RECORDS below:
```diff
@@ -39,7 +42,7 @@
 #endif
 template <int MODE> constexpr int s1_waves() { return MODE == 0 ? BALF_S1_NW0 : MODE == 1 ? BALF_S1_NW1 : BALF_S1_NW2; }
 template <int MODE> constexpr int s1_lds_bytes() {
-    return s1_weight_bytes<MODE>() + kS1ParFloats * 4 + (MODE == 2 ? 0 : s1_waves<MODE>() * kS1BtBytes);
+    return s1_weight_bytes<MODE>() + kS1ParFloats * 4 + s1_waves<MODE>() * kS1BtBytes;
 }
 
 __device__ __forceinline__ HL s1_split8(const f16v &t, int s) {
@@ -245,9 +248,11 @@
 #if BALF_S1_STRICT
 #define BALF_S1_WAIT_IN "s_waitcnt vmcnt(0)"
 #define BALF_S1_WAIT_U "s_waitcnt vmcnt(0)"
+#define BALF_S1_WAIT_X1 "s_waitcnt vmcnt(0)"
 #else
 #define BALF_S1_WAIT_IN "s_waitcnt vmcnt(8)"
 #define BALF_S1_WAIT_U "s_waitcnt vmcnt(2)"
+#define BALF_S1_WAIT_X1 "s_waitcnt vmcnt(2)"
 #endif
 template <int MODE, bool U8>
 __global__ __launch_bounds__(s1_waves<MODE>() * 64, 1) void stage1_kernel16(StageArgs A) {
@@ -256,6 +261,7 @@
     constexpr bool TAIL = MODE == 2;
     constexpr bool NEXT32 = kFmt32[1];
     constexpr int STAMP_KID = BM; (void)STAMP_KID;
+    constexpr int oConv0 = TAIL ? kS1TConv0 : kS1Conv0, oR1 = TAIL ? kS1TR1 : kS1R1, oR2 = TAIL ? kS1TR2 : kS1R2;
     STAMP_DECL;
     extern __shared__ __attribute__((aligned(16))) unsigned char smem_raw[];
     float *par = reinterpret_cast<float *>(smem_raw + s1_weight_bytes<MODE>());
@@ -271,19 +277,21 @@
             for (int i = threadIdx.x * 16; i < bytes; i += NTHR * 16)
                 *reinterpret_cast<uint4 *>(smem_raw + dst + i) = *reinterpret_cast<const uint4 *>(s + i);
         };
-        if (BALF_GELU_LUT && !TAIL) copy(0, kLayout.gelu_lut, kS1LutBytes);
-        copy(kS1Q1, S.q1_w + BM * (2 * 512), 2 * 2048);
-        copy(kS1D1, Br.d1_w, 4 * 2048);
-        copy(kS1D2, Br.d2_w, 2 * 2048);
-        if (!TAIL) copy(kS1Mix, Br.mix_w, 8 * 2048);
+        if constexpr (!TAIL) {
+            if (BALF_GELU_LUT) copy(0, kLayout.gelu_lut, kS1LutBytes);
+            copy(kS1Q1, S.q1_w + BM * (2 * 512), 2 * 2048);
+            copy(kS1D1, Br.d1_w, 4 * 2048);
+            copy(kS1D2, Br.d2_w, 2 * 2048);
+            copy(kS1Mix, Br.mix_w, 8 * 2048);
+            if (BM == 1) copy(kS1Q2, S.q2_w, 4 * 2048);
+        }
         if (BM == 1) {
-            copy(kS1Q2, S.q2_w, 4 * 2048);
-            copy(kS1R1, S.r1_w, 2 * 2048);
-            copy(kS1R2, S.r2_w, 2 * 2048);
+            copy(oR1, S.r1_w, 2 * 2048);
+            copy(oR2, S.r2_w, 2 * 2048);
         }
         for (int i = threadIdx.x; i < 64; i += NTHR) {
             const int m = i & 31, hh = i >> 5;
-            *reinterpret_cast<float2 *>(smem_raw + kS1Conv0 + i * 8) =
+            *reinterpret_cast<float2 *>(smem_raw + oConv0 + i * 8) =
                 make_float2(blob[S.conv0_w + m * 3 + hh], hh == 0 ? blob[S.conv0_w + m * 3 + 2] : 0.0f);
         }
         for (int i = threadIdx.x; i < kS1ParFloats; i += NTHR) {
@@ -398,7 +406,23 @@
         issue_raw(geo(nxt), nraw);
         asm volatile("s_waitcnt vmcnt(0)" ::: "memory");
     }
-    const float2 a0 = *reinterpret_cast<const float2 *>(smem_raw + kS1Conv0 + lane * 8);
+    const float2 a0 = *reinterpret_cast<const float2 *>(smem_raw + oConv0 + lane * 8);
+    auto issue_x1 = [&](int it) {
+        typedef __attribute__((address_space(3))) void *lds_ptr;
+        const char *src = reinterpret_cast<const char *>(A.R) + (long)it * (64 * C * 4) + lane * 16;
+        constexpr int NT = 2;
+#pragma unroll
+        for (int half = 0; half < 2; ++half) {
+            __builtin_amdgcn_global_load_lds(src + half * 4096, (lds_ptr)(bT + half * 4096), 16, 0, NT);
+            __builtin_amdgcn_global_load_lds(src + half * 4096, (lds_ptr)(bT + half * 4096), 16, 1024, NT);
+            __builtin_amdgcn_global_load_lds(src + half * 4096, (lds_ptr)(bT + half * 4096), 16, 2048, NT);
+            __builtin_amdgcn_global_load_lds(src + half * 4096, (lds_ptr)(bT + half * 4096), 16, 3072, NT);
+        }
+    };
+    if (TAIL && item < total) {
+        issue_x1(item);
+        asm volatile("s_waitcnt vmcnt(0)" ::: "memory");
+    }
 
     unsigned long long sat = 0;
     for (; item < total; item += stride) {
@@ -409,15 +433,18 @@
         f16v x1t[TAIL ? 2 : 1];
         f4 sct[4];
         if constexpr (TAIL) {
+            asm volatile(BALF_S1_WAIT_X1 ::: "memory");
 #pragma unroll
             for (int gq = 0; gq < 4; ++gq) {
 #pragma unroll
                 for (int p = 0; p < P; ++p) {
-                    const f4 v = *reinterpret_cast<const f4 *>(A.R + (long)item * (64 * C) + ((p * 4 + gq) * 64 + lane) * 4);
+                    const f4 v = *reinterpret_cast<const f4 *>(bT + ((p * 4 + gq) * 64 + lane) * 16);
 #pragma unroll
                     for (int r = 0; r < 4; ++r) x1t[p][4 * gq + r] = v[r];
                 }
             }
+            asm volatile("s_waitcnt lgkmcnt(0)" : "+v"(x1t[0]), "+v"(x1t[1]) :: "memory");
+            if (item + stride < total) issue_x1(item + stride);
         }
         STAMP(0);
         float bx[4];
@@ -471,12 +498,12 @@
             s1_ln_split(x1t, b);
             f16v m1[2];
             s1_bias(m1, par + kS1pR1B, h);
-            s1_linear<2>(m1, wl + kS1R1, b);
+            s1_linear<2>(m1, wl + oR1, b);
             lrelu32(m1);
             s1_split(m1, b);
             f16v t[2];
             s1_bias(t, par + kS1pR2B, h);
-            s1_linear<2>(t, wl + kS1R2, b);
+            s1_linear<2>(t, wl + oR2, b);
             if constexpr (U8) load_raw_u8(g, raw);
             else {
                 const float *xp = A.X + (long)g.n * 3 * (long)hw + (long)g.y * W + g.x0;
```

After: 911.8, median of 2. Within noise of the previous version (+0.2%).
End of RECORDS.
**PROBLEM DETAILS**
Every line holding the word "void" should be copied out of the records above.

**ANSWER TO THIS PROBLEM**
 __global__ __launch_bounds__(s1_waves<MODE>() * 64, 1) void stage1_kernel16(StageArgs A) {
     constexpr int STAMP_KID = BM; (void)STAMP_KID;
+        typedef __attribute__((address_space(3))) void *lds_ptr;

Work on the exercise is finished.